I would suspect that the amount of power of the President of the USA is orders of magnitude greater than the Bill and Melinda Gates foundation. So while they might be on a long list together, they are a bit like comparing our moon and the Sun. So we would have a magnitude issue.
In addition we would have a capabilites issue. The office of the President is much more powerful than Mark Zuckerberg, I would argue, but Meta can also do things that the President could only dream of. Facebook has been an incredible tool for spreading information, both for good and nefarious purposes. The US government could only wish for that ability to reach peoples’ brains.
These thoughts lead me to imagine what you final recommendations will look like, and I am not sure.

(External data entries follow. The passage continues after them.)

struct Run {
    ld_unet* u;
    Exec ex;
    int n;
    int n_alloc = 0;
    bool pair_pending = false;
    const half_t* emb_all;
    half_t* P(int slot) const { return u->pt.ptr(slot); }
    int na() const { return n_alloc > 0 ? n_alloc : n; }
    void dup(void* base, size_t half_bytes) {
        ex.launches += 1;
        ex.t_begin(KC_MISC, 0.0, 1, "dup", (long long)half_bytes, 0, 0, 1);
        if (!ex.dry && ex.status == LD_OK &&
            hipMemcpyAsync(static_cast<char*>(base) + half_bytes, base, half_bytes, hipMemcpyDeviceToDevice, ex.stream) != hipSuccess)
            ex.note(LD_ERR_HIP);
        ex.t_end("hipMemcpyAsync(pair)");
    }

    void want_stats(GemmParams& p, float* buf, int HW, int* done) {
        p.gn_part = buf;
        p.gn_P = gn_num_chunks(n, HW);
        p.gn_HW = HW;
        p.gn_ppb = (HW + p.gn_P - 1) / p.gn_P;
        p.gn_part_done = done;
    }

    half_t* conv3(const half_t* x1, int C1, const half_t* x2, int C2, int Hs, int Ws, int Hv, int Wv, int stride, int wslot, int bslot,
                  int cout, const half_t* rowvec, int ldrv, const half_t* R, half_t* out, int* Ho_, int* Wo_, int ksize = 3, float* stats = nullptr,
                  int* stats_done = nullptr, const half_t* wup = nullptr) {
        const int Ho = ksize == 3 ? (Hv - 1) / stride + 1 : Hv, Wo = ksize == 3 ? (Wv - 1) / stride + 1 : Wv;
        GemmParams p;
        p.conv = 1;
        p.ksize = ksize;
        p.A = x1; p.A2 = x2; p.C1 = C1; p.C2 = C2;
        p.Hs = Hs; p.Ws = Ws; p.Hv = Hv; p.Wv = Wv; p.Ho = Ho; p.Wo = Wo; p.stride = stride;
        p.W = P(wslot); p.ldw = ksize * ksize * (C1 + C2);
        p.W8 = ksize == 3 ? u->w8(wslot) : nullptr;
        p.Wup = wup;
        p.M = n * Ho * Wo; p.N = cout; p.K = ksize * ksize * (C1 + C2);
        p.bias_n = P(bslot);
        p.rowvec = rowvec; p.rows_per_vec = Ho * Wo; p.ldrv = ldrv;
        p.R = R; p.ldr = cout;
        p.C = out; p.ldc = cout;
        if (stats != nullptr) want_stats(p, stats, Ho * Wo, stats_done);
        ex.gemm(p);
        if (Ho_) *Ho_ = Ho;
        if (Wo_) *Wo_ = Wo;
        return out;
    }

    void linear(const half_t* x, int lda, int wslot, int bslot, const half_t* R, half_t* y, int M, int N, int K, int act = 0, int bn = 0) {
        GemmParams p;
        p.A = x; p.lda = lda;
        p.W = P(wslot); p.ldw = K;
        p.M = M; p.N = N; p.K = K;
        p.bias_n = bslot >= 0 ? P(bslot) : nullptr;
        p.R = R; p.ldr = (act == 2 ? N / 2 : N);
        p.act = act; p.bn = bn;
        p.C = y; p.ldc = (act == 2 ? N / 2 : N);
        ex.gemm(p);
    }

    Feat resblock(const ResW& r, const half_t* x1, int C1, const half_t* x2, int C2, int H, int W, float* in_stats = nullptr, int in_P = 0) {
        Arena& ar = *ex.arena;
        const size_t M = (size_t)na() * H * W;
        half_t* out = ar.halfs(M * r.cout);
        float* gno = reinterpret_cast<float*>(ar.alloc(groupnorm_workspace_bytes(na(), H * W)));
        int gno_done = 0;
        if (C2 != 0) in_stats = nullptr;
        const size_t mk = ar.mark();
        auto conv_params = [&](const half_t* a1, int c1, const half_t* a2, int c2, int wslot, int bslot, const half_t* rowvec, int ldrv, const half_t* R,
                               half_t* dst) {
            GemmParams p;
            p.conv = 1; p.ksize = 3;
            p.A = a1; p.A2 = a2; p.C1 = c1; p.C2 = c2;
            p.Hs = H; p.Ws = W; p.Hv = H; p.Wv = W; p.Ho = H; p.Wo = W; p.stride = 1;
            p.W = P(wslot); p.ldw = 9 * (c1 + c2);
            p.W8 = u->w8(wslot);
            p.M = n * H * W; p.N = r.cout; p.K = 9 * (c1 + c2);
            p.bias_n = P(bslot);
            p.rowvec = rowvec; p.rows_per_vec = H * W; p.ldrv = ldrv;
            p.R = R; p.ldr = r.cout;
            p.C = dst; p.ldc = r.cout;
            return p;
        };
        half_t* g1 = ar.halfs(M * r.cin);
        half_t* h1 = ar.halfs(M * r.cout);
        const half_t* skip = x1;
        bool fold_skip = false;
        if (r.sk_w >= 0) {
            fold_skip = u->fold_base != nullptr && ex.conv_takes_skip_segment(conv_params(h1, r.cout, nullptr, 0, r.c2_w, r.c2_b, nullptr, 0, nullptr, out));
            half_t* sk = (!fold_skip || ex.dry) ? ar.halfs(M * r.cout) : nullptr;
            if (!fold_skip) {
                conv3(x1, C1, x2, C2, H, W, H, W, 1, r.sk_w, r.sk_b, r.cout, nullptr, 0, nullptr, sk, nullptr, nullptr, 1);
                skip = sk;
            }
        }
        float* gnp = reinterpret_cast<float*>(ar.alloc(groupnorm_workspace_bytes(na(), H * W)));
        int gnp_done = 0;
        {
            GemmParams c1 = conv_params(x1, C1, x2, C2, r.c1_w, r.c1_b, emb_all + r.emb_off, u->emb_total, nullptr, h1);
            want_stats(c1, gnp, H * W, &gnp_done);
            ex.gn_silu_conv(c1, n, H * W, P(r.gn1_g), P(r.gn1_b), 1e-5f, g1, in_stats, in_P);
        }
        half_t* g2 = g1;
        if (r.cout > r.cin) g2 = ar.halfs(M * r.cout);
        {
            GemmParams c2 = conv_params(h1, r.cout, nullptr, 0, r.c2_w, r.c2_b, nullptr, 0, skip, out);
            if (fold_skip) {
                c2.S1 = x1; c2.SC1 = C1; c2.S2 = x2; c2.SC2 = C2;
                c2.W = reinterpret_cast<const half_t*>(u->fold_base + r.f_c2_w);
                c2.K = 9 * r.cout + r.cin; c2.ldw = c2.K;
                c2.bias_n = reinterpret_cast<const half_t*>(u->fold_base + r.f_c2_b);
                c2.R = nullptr;
                c2.W8 = nullptr;
            }
            want_stats(c2, gno, H * W, &gno_done);
            ex.gn_silu_conv(c2, n, H * W, P(r.gn2_g), P(r.gn2_b), 1e-5f, g2, gnp_done ? gnp : nullptr, gnp_done);
        }
        ar.release(mk);
        return {out, r.cout, H, W, gno_done ? gno : nullptr, gno_done};
    }

    Feat transformer(const StW& s, const half_t* x, int H, int W, float* in_stats = nullptr, int in_P = 0) {
        Arena& ar = *ex.arena;
        const int C = s.c, L = H * W, heads = u->cfg.num_heads, d = C / heads;
        int M = n * L;
        const size_t Ma = (size_t)na() * L;
        half_t* out = ar.halfs(Ma * C);
        float* gno = reinterpret_cast<float*>(ar.alloc(groupnorm_workspace_bytes(na(), L)));
        int gno_done = 0;
        const size_t mk = ar.mark();
        half_t* g = ar.halfs(Ma * C);
        ex.groupnorm(x, C, nullptr, 0, n, L, P(s.gn_g), P(s.gn_b), 1e-6f, 0, g, in_stats, in_P);
        half_t* t = ar.halfs(Ma * C);
        half_t* qkv = ar.halfs(Ma * 3 * C);
        half_t* ao = ar.halfs(Ma * C);
        half_t* ff = nullptr;
        float* stat = reinterpret_cast<float*>(ar.alloc((size_t)((C + 63) / 64) * Ma * 2 * sizeof(float)));
        int parts = 0;
        char* fb = u->fold_base;
        auto producer = [&](const half_t* x_, int lda, int wslot, int bslot, const half_t* R, int K) {
            GemmParams p;
            p.A = x_; p.lda = lda;
            p.W = P(wslot); p.ldw = K;
            p.M = M; p.N = C; p.K = K;
            p.bias_n = P(bslot);
            p.R = R; p.ldr = C;
            p.C = t; p.ldc = C;
            p.stat_out = stat;
            p.stat_parts_out = &parts;
            ex.gemm(p);
        };
        auto ln_args = [&](GemmParams& p, size_t wsum_off) {
            p.ln_stat = stat; p.ln_parts = parts; p.ln_rows = M;
            p.ln_inv_c = 1.0f / (float)C; p.ln_eps = 1e-5f;
            p.ln_wsum = reinterpret_cast<const float*>(fb + wsum_off);
        };
        producer(g, C, s.pin_w, s.pin_b, nullptr, C);
        {
            GemmParams p;
            p.A = t; p.lda = C;
            p.W = reinterpret_cast<const half_t*>(fb + s.f_qk_w); p.ldw = C;
            p.M = M; p.N = 3 * C; p.K = C;
            p.C = qkv; p.ldc = 3 * C;
            p.bias_n = reinterpret_cast<const half_t*>(fb + s.f_qk_b);
            ln_args(p, s.f_qk_s);
            ex.gemm(p);
        }
        {
            AttnParams a;
            a.Q = qkv; a.ldq = 3 * C; a.sQ = (long long)L * 3 * C;
            a.K = qkv + C; a.ldk = 3 * C; a.sK = (long long)L * 3 * C;
            a.V = qkv + 2 * C; a.ldv = 3 * C; a.sV = (long long)L * 3 * C;
            a.O = ao; a.ldo = C; a.sO = (long long)L * C;
            a.B = n; a.H = heads; a.Lq = L; a.Lk = L; a.d = d;
            a.scale = 1.0f / sqrtf((float)d);
            ex.attention(a);
        }
        const bool split_here = pair_pending;
        producer(ao, C, s.o1_w, s.o1_b, t, C);
        half_t* q2 = qkv;
        {
            GemmParams p;
            p.A = t; p.lda = C;
            p.W = reinterpret_cast<const half_t*>(fb + s.f_q2_w); p.ldw = C;
            p.M = M; p.N = C; p.K = C;
            p.C = q2; p.ldc = C;
            p.bias_n = reinterpret_cast<const half_t*>(fb + s.f_q2_b);
            ln_args(p, s.f_q2_s);
            ex.gemm(p);
        }
        if (split_here) {
            const size_t hb = (size_t)M * C * sizeof(half_t);
            DupArgs da;
            da.count = 3;
            da.base[0] = reinterpret_cast<char*>(t); da.base[1] = reinterpret_cast<char*>(q2); da.base[2] = reinterpret_cast<char*>(const_cast<half_t*>(x));
            da.bytes[0] = da.bytes[1] = da.bytes[2] = hb;
            ex.launches += 1;
            ex.t_begin(KC_MISC, 0.0, 1, "dup3", (long long)hb, 0, 0, 1);
            if (!ex.dry && ex.status == LD_OK) ex.note(dup_halves_launch(da, ex.stream));
            ex.t_end("dup_halves_kernel");
            pair_pending = false;
            n = n_alloc;
            M = n * L;
        }
        {
            const int Tp = u->ctx_tpad;
            AttnParams a;
            a.Q = q2; a.ldq = C; a.sQ = (long long)L * C;
            a.K = u->ctx_k[s.ctx_slot]; a.ldk = C; a.sK = (long long)Tp * C;
            a.Vt = u->ctx_vt[s.ctx_slot]; a.ldvt = Tp; a.sV = (long long)C * Tp;
            a.O = ao; a.ldo = C; a.sO = (long long)L * C;
            a.B = n; a.H = heads; a.Lq = L; a.Lk = u->ctx_tok; a.d = d;
            a.scale = 1.0f / sqrtf((float)d);
            ex.attention(a);
        }
        producer(ao, C, s.o2_w, s.o2_b, t, C);
        ff = ar.halfs(Ma * 4 * C);
        {
            GemmParams p;
            p.A = t; p.lda = C;
            p.W = reinterpret_cast<const half_t*>(fb + s.f_ff1_w); p.ldw = C;
            p.M = M; p.N = 8 * C; p.K = C;
            p.bias_n = reinterpret_cast<const half_t*>(fb + s.f_ff1_b);
            p.act = 2; p.bn = s.bn;
            p.C = ff; p.ldc = 4 * C; p.ldr = 4 * C;
            ln_args(p, s.f_ff1_s);
            ex.gemm(p);
        }
        {
            GemmParams p;
            p.conv = 1; p.ksize = 1;
            p.A = ff; p.A2 = t; p.C1 = 4 * C; p.C2 = C;
            p.Hs = p.Hv = p.Ho = H; p.Ws = p.Wv = p.Wo = W; p.stride = 1;
            p.W = reinterpret_cast<const half_t*>(fb + s.f_mo_w); p.ldw = 5 * C;
            p.M = M; p.N = C; p.K = 5 * C;
            p.bias_n = reinterpret_cast<const half_t*>(fb + s.f_mo_b);
            p.R = x; p.ldr = C;
            p.C = out; p.ldc = C;
            want_stats(p, gno, L, &gno_done);
            ex.gemm(p);
        }
        ar.release(mk);
        return {out, C, H, W, gno_done ? gno : nullptr, gno_done};
    }
};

I suspect you will discover that you end up making very specific suggestions for different insitutions. Other than a standard 80k be flexible and build up your career capital suggestion, I think it might be difficult to give thematic recommendations that are equally useful in all of the types of organizations you tackle here.
Hi Charlie, if you haven’t already read the post we wrote last year introducing the prioritization framework used in this article, I recommend you do so as it goes over many of these theoretical questions in depth. In that post we offered the following characterization of an institution:
As you can see, under this definition there is nothing particularly weird about grouping government and non-government organizations together; they are both formally organized groups of people delineated by legal entities. And even if you were to limit your analysis to, say, tech companies, you would still face the same issue of vastly divergent magnitudes and capabilities within that set of organizations and have to figure out a way to derive meaning from that. Basically, I don’t disagree at all with the observations you’re making, but my takeaway is “yes, and this is all the more reason why a holistic and cross-sector analysis is relevant and valuable,” not “well, I guess we shouldn’t bother because this is all too hard.”
This has always been the plan. I’ve believed and argued for a long time that while institutions have some common features and problems, identifying the most actionable and promising levers for change requires a highly tailored approach. And this type of work seems to me more neglected within EA than more general, intervention-level analysis (e.g., here and here). So I think we are on the same page.